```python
class Batch:

    def __init__(self, device: int = 0, lanes: int = 8):
        h = C.c_void_p()
        _check(lib().r360_batch_create(device, lanes, C.byref(h)), "r360_batch_create")
        self.h = h
        self.lanes = lib().r360_batch_lanes(h)

    def register_pairs(self, jobs, max_match_planes: int = 25, mode: int = PLANAR_3DoF, min_matches: int = 0,
                       min_area: float = 0.0, params: "IcpParams | None" = None) -> list[dict]:
        jobs = list(jobs)
        arr = (PairJob * max(1, len(jobs)))()
# ... 901 lines not shown
```

### rgbd360_amd/csrc/host/pbmap.cpp

```cpp
#include <hip/hip_runtime.h>

#include <algorithm>
#include <chrono>
#include <condition_variable>
#include <deque>
#include <mutex>
#include <string>
#include <thread>
#include <cmath>
#include <cstdio>
#include <cstdlib>
#include <cstring>
#include <map>
#include <zlib.h>
#include <set>
#include <vector>

#include "../r360_internal.h"


int launch_match_tables(r360_ctx* ctx, hipStream_t stream, const float* d_desc, int ns, int nt, int mode,
                        uint8_t* d_unary, unsigned long long* d_bin, int words);

namespace {
// ... 1560 lines not shown
extern "C" int r360_frame_get_regions(r360_frame* f, int sensor, r360_region* out, int cap, int* n) {
    if (int rc = ready(f)) return rc;
    CHECK_ARG(f->pl.cloud, "frame planes were loaded, not built: no per-sensor regions");
    CHECK_ARG(sensor >= 0 && sensor < 8, "sensor out of range");
    PlaneBufs& P = f->pl;
    const int nm = P.h_nmodels[sensor];
    if (n) *n = nm;
    for (int m = 0; m < nm && m < cap && out; ++m) {
        const PlaneOut& O = P.h_out[sensor * R360_MAX_MODELS + m];
        r360_region& r = out[m];
        r.label = O.model.label;
        r.count = (int)O.stats.n;
        r.start_idx = O.start;
        r.n_contour = O.n_contour;
        r.n_fit = O.model.n_fit;
        for (int k = 0; k < 3; ++k) r.centroid[k] = O.model.centroid[k];
        for (int k = 0; k < 9; ++k) r.cov[k] = O.model.cov[k];
        for (int k = 0; k < 4; ++k) r.model[k] = O.model.v[k];
        r.curvature = O.model.curvature;
    }
    return 0;
}

extern "C" int r360_frame_segment_eval(r360_frame* f, const float* xyz4, const float* nrm, int nrm_comps,
                                       const uint8_t* rgb4, int* err_code) {
    CHECK_ARG(f && xyz4 && nrm && rgb4 && (nrm_comps == 3 || nrm_comps == 4), "segment_eval: bad arguments");
    if (bind_device(f->ctx->device)) return -1;
    CHECK_ARG(f->rows > 0, "a sphere-only frame has no sensor images");
    planes_join(f);
    if (plane_bufs_alloc(f)) return -1;
    r360_ctx* ctx = f->ctx;
    hipStream_t st = ctx->stream;
    PlaneBufs& P = f->pl;
    const int w = P.w, h = P.h, rows = f->rows, cols = f->cols;
    const size_t T = 8 * (size_t)w * h;
    std::vector<uint8_t> bgr((size_t)8 * rows * cols * 3, 0);
    for (int s = 0; s < 8; ++s)
        for (int r = 0; r < h; ++r)
            for (int c = 0; c < w; ++c) {
                const uint8_t* q = rgb4 + 4 * (((size_t)s * h + r) * w + c);
                uint8_t* d = bgr.data() + (((size_t)s * rows + 2 * r + 1) * cols + 2 * c + 1) * 3;
                d[0] = q[2]; d[1] = q[1]; d[2] = q[0];
            }
    std::vector<float> n4;
    if (nrm_comps == 3) {
        n4.resize(4 * T);
        for (size_t i = 0; i < T; ++i) {
            for (int k = 0; k < 3; ++k) n4[4 * i + k] = nrm[3 * i + k];
            n4[4 * i + 3] = 0.f;
        }
    }
    if (hipEvent_t e = f->bgr_wait()) R360_HIP(hipEventSynchronize(e));
    R360_HIP(hipStreamSynchronize(st));
    f->bgr_split = false;
    R360_HIP(hipMemcpy(f->d_bgr, bgr.data(), bgr.size(), hipMemcpyHostToDevice));
    R360_HIP(hipMemcpy(P.cloud, xyz4, sizeof(float4) * T, hipMemcpyHostToDevice));
    R360_HIP(hipMemcpy(P.nrm, nrm_comps == 3 ? n4.data() : nrm, sizeof(float4) * T, hipMemcpyHostToDevice));
    const PlaneGeom G = plane_geom(f);
    long cells, entries, groups;
    vox_scratch_need(G, &cells, &entries, &groups);
    if (ctx_vhash_reserve(ctx, cells, entries, groups)) return -1;
    PlaneBatch B;
    std::memset(&B, 0, sizeof B);
    B.f[0] = plane_dev(f, VoxScratch{ctx->d_vhash, (unsigned long long)ctx->vhash_cap, ctx->d_vlist, ctx->d_vcnt});
    P.ticket.reset();
    delete f->pbmap;
    f->pbmap = nullptr;
    delete f->local;
    f->local = nullptr;
    f->built = 0;
    if (launch_segment_inputs(B, 1, G, st)) return -1;
    if (launch_segmentation(B, 1, G, st, ctx, nullptr)) return -1;
    if (launch_plane_publish(B, 1, st)) return -1;
    R360_HIP(hipEventRecord(P.done, st));
    R360_HIP(hipStreamSynchronize(st));
    f->built = R360_BUILD_CLOUD | R360_BUILD_PLANES;
    if (err_code) *err_code = P.h_nmodels[8];
    if (planes_capacity_ok(f)) {
        P.worker_rc = -1;
        P.worker_err = r360_last_error();
        return -1;
    }
    P.worker_rc = 0;
    P.worker_err.clear();
    f->pbmap = new PbMapHost;
    return 0;
}

extern "C" int r360_frame_get_region_detail(r360_frame* f, int sensor, int region, int64_t* stats, float* bounds,
                                            float* contour4, int cap, int* n_contour) {
    if (int rc = ready(f)) return rc;
    CHECK_ARG(f->pl.cloud, "frame planes were loaded, not built: no per-sensor regions");
    CHECK_ARG(sensor >= 0 && sensor < 8, "sensor out of range");
    PlaneBufs& P = f->pl;
    CHECK_ARG(region >= 0 && region < P.h_nmodels[sensor], "region out of range");
    const PlaneOut& O = P.h_out[sensor * R360_MAX_MODELS + region];
    if (stats) {
        stats[0] = O.stats.n;
        for (int k = 0; k < 3; ++k) stats[1 + k] = O.stats.s1[k];
        for (int k = 0; k < 6; ++k) {
            const unsigned __int128 u = (unsigned __int128)O.stats.s2[k];
            stats[4 + 2 * k] = (int64_t)(unsigned long long)u;
            stats[5 + 2 * k] = (int64_t)(unsigned long long)(u >> 64);
        }
        for (int k = 0; k < 4; ++k) stats[16 + k] = O.stats.c[k];
    }
    if (bounds)
        for (int k = 0; k < 3; ++k) { bounds[k] = O.bmin[k]; bounds[3 + k] = O.bmax[k]; }
// ... 135 lines not shown
```

### rgbd360_amd/csrc/kernels/plane_seg.hip

```cpp
#include <cstdio>
#include <cstdlib>
#include <cstring>
#include <type_traits>
#include "../r360_internal.h"
#include "../plane_math.h"

namespace {

__device__ __forceinline__ bool isfin(float v) { return __builtin_isfinite(v); }

__device__ __forceinline__ int ld(const int* p) { return __hip_atomic_load(p, __ATOMIC_RELAXED, __HIP_MEMORY_SCOPE_AGENT); }

__device__ int find_root(int* parent, int x) {
    int p = ld(parent + x);
    while (p != x) {
        const int gp = ld(parent + p);
        if (gp != p) __hip_atomic_store(parent + x, gp, __ATOMIC_RELAXED, __HIP_MEMORY_SCOPE_AGENT);
        x = gp;
        p = ld(parent + x);
    }
    return x;
}

__device__ void unite(int* parent, int a, int b) {
// ... 906 lines not shown
    int8_t* B = bnd + (long)s * R360_REFINE_BANDS * w;
    int* Fl = flag + s * R360_REFINE_BANDS;
    for (int i = 1; i < nb; ++i) {
        const int b = DIR > 0 ? i : nb - 1 - i;
        const int prev = b - DIR;
        __builtin_amdgcn_fence(__ATOMIC_RELEASE, "workgroup");
        __builtin_amdgcn_wave_barrier();
        __builtin_amdgcn_fence(__ATOMIC_ACQUIRE, "workgroup");
        if (!__builtin_amdgcn_readfirstlane(Fl[prev])) continue;
        const int r0 = b * rb, r1 = min(h, r0 + rb);
        refine_band<K, DIR>(Sin + s * N, Sout + s * N, MK + s * N, w, h, r0, r1, B + (long)prev * w, B + (long)b * w,
                            Fl + b, true);
    }
}
template <int K, int DIR>
__global__ void __launch_bounds__(64) k_refine_p2(const PlaneBatch B, int w, int h, int rb, int nb) {
    const PlaneDev& D = B.f[blockIdx.z];
    d_refine_p2<K, DIR>(DIR > 0 ? D.state : D.state2, DIR > 0 ? D.state2 : D.state, D.mask, w, h, rb, nb, D.rbnd, D.rflag);
}


constexpr int RW_PF = 8;

__device__ __forceinline__ void d_refine_skew(const int8_t* __restrict__ S, const unsigned long long* __restrict__ MK, int w, int h,
                              uint16_t* __restrict__ code, unsigned long long* __restrict__ msk, int* __restrict__ fb) {
    const long N = (long)w * h, SK = (long)(h + w - 1) * h, total = 8 * SK;
    if (blockIdx.x == 0 && threadIdx.x < 24) fb[threadIdx.x] = 0;
    for (long d = blockIdx.x * (long)blockDim.x + threadIdx.x; d < total; d += (long)gridDim.x * blockDim.x) {
        const int s = (int)(d / SK);
        const long q = d - (long)s * SK;
        const int k = (int)(q / h), r = (int)(q - (long)k * h);
        const int c = k - r;
        if (c < 0 || c >= w) continue;
        const int j = r * w + c;
        const long i = (long)s * N + j;
        const int8_t* O = S + (long)s * N;
        const bool c1 = r >= 1 && c <= w - 2 && O[(r - 1) * w + c + 1] != -1;
        const bool c2 = r <= h - 2 && (c >= 1 ? O[(r + 1) * w + c - 1] != -1 : O[r * w + w - 1] != -1);
        code[d] = (uint16_t)((uint8_t)O[j] | (c1 ? 0x100 : 0) | (c2 ? 0x200 : 0));
        msk[d] = MK[i];
    }
}
__global__ void k_refine_skew(const PlaneBatch B, int w, int h) {
    const PlaneDev& D = B.f[blockIdx.z];
    d_refine_skew(D.state, D.mask, w, h, D.rcode, D.rmsk, D.rflag);
}


__device__ __forceinline__ bool mbit(unsigned long long m, int v) { return (v >= 0) & (((m >> (v & 63)) & 1ull) != 0); }

constexpr int RW_MAX_REDO = 64;
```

⁂

■ What is expected
Number of lines holding "stats" in the listing above: work it out and give that number alone.

■ Answer area
9